Eventually, decentralized finance (DeFi), NFTs, DAOs, and smart contracts emerged as the first set of gold miners. Projects like Uniswap, OpenSea, and Aave thrived on the infrastructure others had built.
However, this wave has been volatile. The market is still figuring out where the real value lies. But make no mistake—there is a shovel-and-gold dynamic here too. Platforms like Infura, Alchemy, and Chainlink enable others to build, becoming the picks and axes in this modern gold rush.
Lesson: Even in uncertain, emerging markets, those who build tools often have the steadiest path to value.
AI: The Current Tsunami
We’re now firmly in the midst of the AI wave. With breakthroughs in large language models (LLMs), computer vision, and machine learning infrastructure, a new era has begun.
Foundation models like GPT (OpenAI), Claude (Anthropic), Gemini (Google), and Mistral are the silicon chips of this wave.
The new infrastructure players? Think HuggingFace, Pinecone, LangChain, Replicate, and RunPod—they’re building the new rails. These are the shovels.
The applications are coming in hot: AI assistants, AI video editors, voice generators, tutoring agents, legal bots, and more.
But beware: in AI, the line between shovel and gold is blurry. Even the miners depend heavily on the infrastructure players, and often pay high costs to access these models.
Lesson: We’re still early. The infrastructure is maturing, and the best applications are yet to be discovered. Timing is everything.
So, What Wave Are You On?
Now that you understand the oscillation, ask yourself:
- Are you riding a fresh wave, or clinging to an old one?
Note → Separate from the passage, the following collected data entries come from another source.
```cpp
int build_vocoder(dtts_ctx* h) {
    Need need{h, ""};
    const dtts_config& c = h->cfg;
    if (c.vocoder_precision != DTTS_VOC_BF16 && c.vocoder_precision != DTTS_VOC_BF16X3 && c.vocoder_precision != DTTS_VOC_F16)
        return fail(h, DTTS_E_INVAL, "vocoder_precision %d is not one of DTTS_VOC_BF16 / _BF16X3 / _F16", c.vocoder_precision);
    if (c.vocoder_precision == DTTS_VOC_F16 && c.audio_num_mel_bins % 4)
        return fail(h, DTTS_E_INVAL, "DTTS_VOC_F16 needs audio_num_mel_bins %% 4 == 0 (got %d); use DTTS_VOC_BF16X3", c.audio_num_mel_bins);
    if (!h->ovf_dev) {
        if (!(h->ovf_dev = (unsigned long long*)dev_alloc(h, sizeof(unsigned long long))) || hipMemset(h->ovf_dev, 0, sizeof(unsigned long long)) != hipSuccess)
            return fail(h, DTTS_E_NOMEM, "range-guard counter");
    }
    if (!h->bad_dev) {
        if (!(h->bad_dev = (unsigned*)dev_alloc(h, sizeof(unsigned))) || hipMemset(h->bad_dev, 0, sizeof(unsigned)) != hipSuccess)
            return fail(h, DTTS_E_NOMEM, "overflow-detector counter");
        void* hp = nullptr;
        if (hipHostMalloc(&hp, 64, hipHostMallocDefault) != hipSuccess) return fail(h, DTTS_E_NOMEM, "overflow-detector host word");
        h->bad_host = (volatile unsigned*)hp;
        *h->bad_host = 0;
    }
    const int eng = c.vocoder_precision == DTTS_VOC_BF16 ? ENG_BF16 : ENG_BF16X3;
    const int eng_rb = c.vocoder_precision == DTTS_VOC_F16 ? ENG_F16 : eng;
    const std::string v = "vocoder.";
    bool ok = pack_plain(h, need, h->conv_pre, eng, v + "conv_pre", 1, 1, 3);
    h->ups.resize(c.n_upsamples);
    h->hop = 1;
    for (int i = 0; ok && i < c.n_upsamples; ++i) {
        const int u = c.upsample_rates[i], k = c.upsample_kernel_sizes[i];
        const bool h2 = c.vocoder_precision == DTTS_VOC_F16 && i == 1 && DTTS_TUNE(h, 8192) && (u * (c.upsample_initial_channel >> (i + 1))) % 256 == 0 &&
                        (c.upsample_initial_channel >> i) % 128 == 0;
        ok = ok && pack_transposed(h, need, h->ups[i], h2 ? ENG_F16 : eng, v + "ups." + std::to_string(i), u, (k - u) / 2);
        h->hop *= u;
    }
    const int nk = c.n_resblock_kernels;
    h->rb1.assign((size_t)c.n_upsamples * nk, {});
    h->rb2.assign((size_t)c.n_upsamples * nk, {});
    const bool rb2x = h->resblock2;
    for (int i = 0; ok && i < c.n_upsamples * nk; ++i) {
        const int j = i % nk, k = c.resblock_kernel_sizes[j], n = rb2x ? 2 : 3;
        const int ch = c.upsample_initial_channel >> (i / nk + 1);
        const std::string r = v + "resblocks." + std::to_string(i);
        const int* dl = c.resblock_dilation_sizes[j];
        const bool vp = vpair_runs(c, rb2x, eng_rb, ch, k, dl[0], dl[1], dl[2]);
        const int frag = vp ? vpair_mfma_shape(ch) : 32;
        h->rb1[i].resize(n);
        if (!rb2x) h->rb2[i].resize(3);
        for (int mth = 0; ok && mth < n; ++mth) {
            const int d = c.resblock_dilation_sizes[j][mth];
            ok = ok && pack_plain(h, need, h->rb1[i][mth], eng_rb, r + (rb2x ? ".convs." : ".convs1.") + std::to_string(mth), d, 1, (k * d - d) / 2, true, 0, frag);
            if (!rb2x) ok = ok && pack_plain(h, need, h->rb2[i][mth], eng_rb, r + ".convs2." + std::to_string(mth), 1, 1, (k - 1) / 2, true, 0, frag);
            if (ok && vp && !vpair_pack_fits(h->rb1[i][mth], ch, k))
                return fail(h, DTTS_E_INVAL, "%s%d: weight shape [%d, %d, %d] is not the configured [%d, %d, %d]", (r + ".convs1.").c_str(), mth, h->rb1[i][mth].C_out,
                            h->rb1[i][mth].C_in, h->rb1[i][mth].K, ch, ch, k);
            if (ok && vp && !vpair_pack_fits(h->rb2[i][mth], ch, k))
                return fail(h, DTTS_E_INVAL, "%s%d: weight shape [%d, %d, %d] is not the configured [%d, %d, %d]", (r + ".convs2.").c_str(), mth, h->rb2[i][mth].C_out,
                            h->rb2[i][mth].C_in, h->rb2[i][mth].K, ch, ch, k);
        }
    }
    h->rbf1.assign((size_t)c.n_upsamples * nk, {});
    h->rbf2.assign((size_t)c.n_upsamples * nk, {});
    for (int i = 0; ok && rb2x && eng_rb != ENG_BF16X3 && i < c.n_upsamples * nk; ++i) {
        const int j = i % nk, k = c.resblock_kernel_sizes[j];
        const int ch = c.upsample_initial_channel >> (i / nk + 1);
        const int d0 = c.resblock_dilation_sizes[j][0], d1 = c.resblock_dilation_sizes[j][1];
        if (!rb2x_supported(ch, k, d0, d1) || h->rb1[i][0].C_in_pad != ch || nk < 2) {
            if (eng_rb == ENG_F16)
// ... 185 lines not shown
        rp.lens = lout;
        rp.B = B;
        rp.T = Tcur;
        rp.mode = j == 0 ? 0 : (j == nk - 1 ? 2 : 1);
        rp.div = (float)nk;
        rp.slope = last_stage ? 0.01f : 0.1f;
        rp.Sa = exact ? nullptr : Sa;
        rp.drop_S = exact ? 0 : 1;
        if (last_stage && j_last == nk - 1 && h->post_w) {
            rp.wav = wav;
            rp.post_w = h->post_w;
            rp.post_b = h->post_b;
            rp.Sa = nullptr;
            post_done = true;
        }
        rp.el = el;
        rp.tile_ctr = n_ctr < N_CTR ? ctrs + n_ctr++ : nullptr;
        rp.ovf = (exact && h->guard_on) ? h->ovf_dev : nullptr;
        rp.bad = h->bad_dev;
    }

    int rblock(int j, int fuse_n) {
        if (nk == 1) return fail(h, DTTS_E_INVAL, "fused ResBlock path needs >= 2 resblock kernels");
        if (j > 0 && j < fuse_n) return DTTS_OK;
        const int j_last = j == 0 ? fuse_n - 1 : j;
        RBlockParams rp;
        whole_rb_params(rp, j, j_last);
        rp.nrb = j_last - j + 1;
        rp.last_mode = j_last == nk - 1 ? 2 : 1;
        int frag = 0;
        for (int jj = j; jj <= j_last; ++jj) {
            RBlockParams::Set& st = rp.rb[jj - j];
            const auto& g1 = h->rbf1[(size_t)i * nk + jj];
            const auto& g2 = h->rbf2[(size_t)i * nk + jj];
            st.K = g1[0].K;
            st.Kp = rblock_padded_taps(ch, g1[0].K);
            if (jj == j) frag = g1[0].frag;
            for (int mth = 0; mth < 3; ++mth)
                if (g1[mth].frag != frag || g2[mth].frag != frag) frag = 0;
            for (int mth = 0; mth < 3; ++mth) {
                st.w1[mth] = (const uint4*)g1[mth].w_hi;
                st.w2[mth] = (const uint4*)g2[mth].w_hi;
                st.b1[mth] = g1[mth].bias;
                st.b2[mth] = g2[mth].bias;
                st.dil[mth] = g1[mth].dil;
            }
            rp.K = std::max(rp.K, st.K);
        }
        if (rp.wav && fuse_n == nk) rp.s_private = (int)std::min<size_t>(s_cap_bytes, (size_t)INT_MAX);
        rp.small_tile = DTTS_TUNE(h, 16384) ? 1 : 0;
        if (h->debug_misorder) frag = frag == 16 ? 32 : 16;
        Timed tm(h, TV, s);
        LAUNCH(rblock_launch(rp, ch, frag, s));
        return DTTS_OK;
    }

    int rbn(int j) {
        const auto& g1 = h->rbf1[(size_t)i * nk + j];
        const auto& g2 = h->rbf2[(size_t)i * nk + j];
        RBnParams rp;
        whole_rb_params(rp, j, j);
        rp.K = g1[0].K;
        rp.Kp = rbn_padded_taps(ch, g1[0].K);
        int frag = g1[0].frag;
        for (int mth = 0; mth < 3; ++mth) {
            if (g1[mth].frag != frag || g2[mth].frag != frag) frag = 0;
            rp.w1[mth] = (const uint4*)g1[mth].w_hi;
            rp.w2[mth] = (const uint4*)g2[mth].w_hi;
            rp.b1[mth] = g1[mth].bias;
            rp.b2[mth] = g2[mth].bias;
            rp.dil[mth] = g1[mth].dil;
        }
        if (h->debug_misorder) frag = 16;
        Timed tm(h, TV, s);
        LAUNCH(rbn_launch(rp, ch, frag, s));
        return DTTS_OK;
    }

    int rb2x(int j) {
        const auto& fv = h->rbf1[(size_t)i * nk + j];
        RB2xParams rp;
        whole_rb_params(rp, j, j);
        rp.K = fv[0].K;
        rp.Kp = rblock_padded_taps(ch, fv[0].K);
        for (int m = 0; m < 2; ++m) {
            rp.w[m] = (const uint4*)fv[m].w_hi;
            rp.b[m] = fv[m].bias;
            rp.dil[m] = fv[m].dil;
        }
        Timed tm(h, TV, s);
        LAUNCH(rb2x_launch(rp, ch, s));
        return DTTS_OK;
    }

    int vpair(int j) {
        const auto& c1 = h->rb1[(size_t)i * nk + j];
        const auto& c2 = h->rb2[(size_t)i * nk + j];
        for (int mth = 0; mth < 3; ++mth)
            if (!vpair_pack_fits(c1[mth], ch, c1[0].K) || !vpair_pack_fits(c2[mth], ch, c1[0].K))
                return fail(h, DTTS_E_STATE, "resblock %d is not packed for vpair<%d>", i * nk + j, ch);
        const float* xin = Xf;
        for (int mth = 0; mth < 3; ++mth) {
            VPairParams vp;
            memset(&vp, 0, sizeof vp);
            vp.x = xin;
            vp.w1 = (const uint4*)c1[mth].w_hi;
            vp.w2 = (const uint4*)c2[mth].w_hi;
            vp.b1 = c1[mth].bias;
            vp.b2 = c2[mth].bias;
            vp.lens = lout;
            vp.B = B;
            vp.T = Tcur;
            vp.K = c1[mth].K;
            vp.dil = c1[mth].dil;
            vp.div = (float)nk;
            vp.slope = last_stage ? 0.01f : 0.1f;
            vp.el = el;
            vp.tile_ctr = n_ctr < N_CTR ? ctrs + n_ctr++ : nullptr;
            vp.ovf = (exact && h->guard_on) ? h->ovf_dev : nullptr;
            const bool s16 = exact && !DTTS_TUNE(h, 32768);
            vp.x16 = (s16 && mth > 0) ? 1 : 0;
            if (mth < 2) {
                vp.y = mth == 0 ? Rf : Rg;
                vp.mode = 1;
                vp.y16 = s16 ? 1 : 0;
            } else {
                vp.y = Sf;
                vp.mode = j == 0 ? 1 : (j == nk - 1 ? 3 : 2);
                vp.ya = exact ? nullptr : Sa;
                vp.drop_y = exact ? 0 : 1;
            }
            xin = vp.y;
            Timed tm(h, TV, s);
            LAUNCH(vpair_launch(vp, ch, s));
        }
        return DTTS_OK;
    }

    int convs(int j) {
        if (exact) return fail(h, DTTS_E_STATE, "DTTS_VOC_F16: resblock %d has no fused kernel", i * nk + j);
        const auto& c1 = h->rb1[(size_t)i * nk + j];
        if (c1[0].frag != 32) return fail(h, DTTS_E_STATE, "resblock %d is packed for vpair, not for the per-convolution kernels", i * nk + j);
        const int n = h->resblock2 ? 2 : 3;
        for (int mth = 0; mth < n; ++mth) {
            const bf* xa = mth == 0 ? Xa : Ra;
            if (!h->resblock2) {
                VConvParams p = vparams(c1[mth], xa, lout, B, Tcur);
                p.ldx = ch;
                p.ya = Ta;
                p.ldya = ch;
                p.slope = 0.1f;
                Timed tm(h, TV, s);
                LAUNCH(vconv_launch(p, s));
                xa = Ta;
            }
            VConvParams p = vparams(h->resblock2 ? c1[mth] : h->rb2[(size_t)i * nk + j][mth], xa, lout, B, Tcur);
            p.ldx = ch;
            p.res = mth == 0 ? Xf : Rf;
            p.ldres = ch;
            if (mth < n - 1) {
                p.yf = Rf;
                p.ldyf = ch;
                p.ya = Ra;
                p.ldya = ch;
                p.slope = 0.1f;
            } else {
                p.yf = Sf;
// ... 283 lines not shown
```

Baseline: 1.316 million.

## Use 16x16 MFMA shape for ResBlock widths 32-256 with new ring contraction

Switches the fused ResBlock kernel's MFMA fragment shape from 32x32 to 16x16 for channel widths 32, 128 and 256 (64 already used it). It adds a generic ring-buffered contraction (rbr_contract) for the C=32 real-step path under the 16-wide shape. Padded-tap computation is also parameterized by shape so packing matches the fragment used. The aim is better MFMA utilization or lower register pressure at these widths, at the cost of more instructions per k-step and different load/compute interleaving.

```diff
diff --git a/dict_tts_amd/csrc/rb_common.h b/dict_tts_amd/csrc/rb_common.h
--- a/dict_tts_amd/csrc/rb_common.h
+++ b/dict_tts_amd/csrc/rb_common.h
@@ -332,4 +332,61 @@
     }
 }
 
-}
+template <int EL, int MT, int NT, int NKG, int PITCH, bool FIRST, bool CINIT, class SH>
+__device__ __forceinline__ bool rbr_group(typename SH::acc_t (&acc)[MT][NT], const typename SH::acc_t (&cinit)[NT], uint4 (&ring)[SH::RD][NT * SH::WF],
+                                          uint4 (&xa)[MT], const char* act, const uint4* wpf, int xb, int dilP, int left) {
+    constexpr int RD = SH::RD, WF = SH::WF, KB = SH::KB;
+    constexpr int KGS = NKG * SH::CI * 2 * WF;
+    constexpr int NP = MT * SH::XF;
+    static_assert(RD % NKG == 0, "a ring turn covers whole taps");
+#pragma unroll
+    for (int u = 0; u < RD; ++u) {
+        if (u && u % NKG == 0 && u >= left) return true;
+#pragma unroll
+        for (int n = 0; n < NT * WF; ++n) ring[(u + RD - 1) % RD][n] = wpf[u * KGS + n * 64];
+        const int cur = xb + (u / NKG) * dilP + (u % NKG) * KB;
+        const int off = xb + ((u + 1) / NKG) * dilP + ((u + 1) % NKG) * KB;
+        __builtin_amdgcn_sched_barrier(0);
+#pragma unroll
+        for (int m = 0; m < MT; ++m)
+#pragma unroll
+            for (int n = 0; n < NT; ++n) {
+                const uint4* xf[SH::XF];
+#pragma unroll
+                for (int f = 0; f < SH::XF; ++f) xf[f] = &xa[(m * SH::XF + f) % MT];
+                if (FIRST && CINIT && u == 0) SH::template mma<EL>(acc[m][n], &ring[u % RD][n * WF], xf, cinit[n]);
+                else SH::template mma<EL>(acc[m][n], &ring[u % RD][n * WF], xf, acc[m][n]);
+                if (n == NT - 1) {
+                    __builtin_amdgcn_sched_barrier(0);
+#pragma unroll
+                    for (int f = 0; f < SH::XF; ++f) {
+                        const int p = m * SH::XF + f, pn = (p + MT) % NP;
+                        xa[p % MT] = *(const uint4*)(act + (p + MT < NP ? cur : off) + (pn / SH::XF * 32 + pn % SH::XF * SH::XROWS) * PITCH);
+                    }
+                    __builtin_amdgcn_sched_barrier(0);
+                }
+            }
+        __builtin_amdgcn_sched_barrier(0);
+    }
+    return left <= RD;
+}
+
+template <int EL, int MT, int NT, int NKG, int PITCH, bool CINIT, class SH>
+__device__ __forceinline__ void rbr_contract(typename SH::acc_t (&acc)[MT][NT], uint4 (&ring)[SH::RD][NT * SH::WF], const char* act, int xrow0, const uint4* w,
+                                             int S, int dilP, const typename SH::acc_t (&cinit)[NT]) {
+    constexpr int RD = SH::RD;
+    constexpr int KGS = NKG * SH::CI * 2 * SH::WF;
+    uint4 xa[MT];
+#pragma unroll
+    for (int p = 0; p < MT; ++p) xa[p] = *(const uint4*)(act + xrow0 + (p / SH::XF * 32 + p % SH::XF * SH::XROWS) * PITCH);
+    const uint4* wpf = w + (RD - 1) * KGS;
+    int xb = xrow0;
+    if (rbr_group<EL, MT, NT, NKG, PITCH, true, CINIT, SH>(acc, cinit, ring, xa, act, wpf, xb, dilP, S)) return;
+    for (int left = S - RD;; left -= RD) {
+        wpf += RD * KGS;
+        xb += (RD / NKG) * dilP;
+        if (rbr_group<EL, MT, NT, NKG, PITCH, false, CINIT, SH>(acc, cinit, ring, xa, act, wpf, xb, dilP, left)) return;
+    }
+}
+
+}
diff --git a/dict_tts_amd/csrc/rblock.h b/dict_tts_amd/csrc/rblock.h
--- a/dict_tts_amd/csrc/rblock.h
+++ b/dict_tts_amd/csrc/rblock.h
@@ -51,7 +51,18 @@
     return h;
 }
 
-constexpr int rblock_mfma_shape(int C) { return C == 64 ? 16 : 32; }
+#ifndef RBLOCK_SHAPE16_WIDTHS
+#define RBLOCK_SHAPE16_WIDTHS (32 | 64 | 128 | 256)
+#endif
+constexpr int rblock_mfma_shape(int C) { return (C == 32 || C == 64 || C == 128 || C == 256) && (C & (RBLOCK_SHAPE16_WIDTHS)) ? 16 : 32; }
+
+constexpr int rblock_padded_taps_of(int C, int K, int sh) {
+    const int nkg = C / (sh == 16 ? 32 : 16);
+    if (sh == 16 && nkg <= 2) return K;
+    int kp = K;
+    while ((kp * nkg) % 4) ++kp;
+    return kp;
+}
 
 bool rblock_supported(int C, int K);
 int rblock_padded_taps(int C, int K);
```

- Are you building shovels—tools and platforms that empower others?
- Or are you going after gold—apps that serve a specific niche or solve a direct pain point?
Neither path is better. But knowing which one you’re on determines how you execute:
- Shovel builders focus on developer experience, reliability, and scalability.
- Gold miners obsess over use cases, user acquisition, and speed to market.
Your strategy should reflect your position in the wave.
Final Thoughts: Recognize the Pattern, Then Act
Every new technological revolution follows this sequence:
- A breakthrough in infrastructure or theory.
- A rush to build platforms and tooling.
- A boom in application-layer startups.
- A refinement phase, where winners consolidate and standards emerge.
We are in the golden era of AI and still in the early innings of decentralization. And if history has taught us anything—it’s this:
“The people who sold shovels during the gold rush often made more money than those mining for gold.“
So what are you building?
Are you arming the revolution, or chasing the treasure?
Either way—know your wave. And surf it with intention.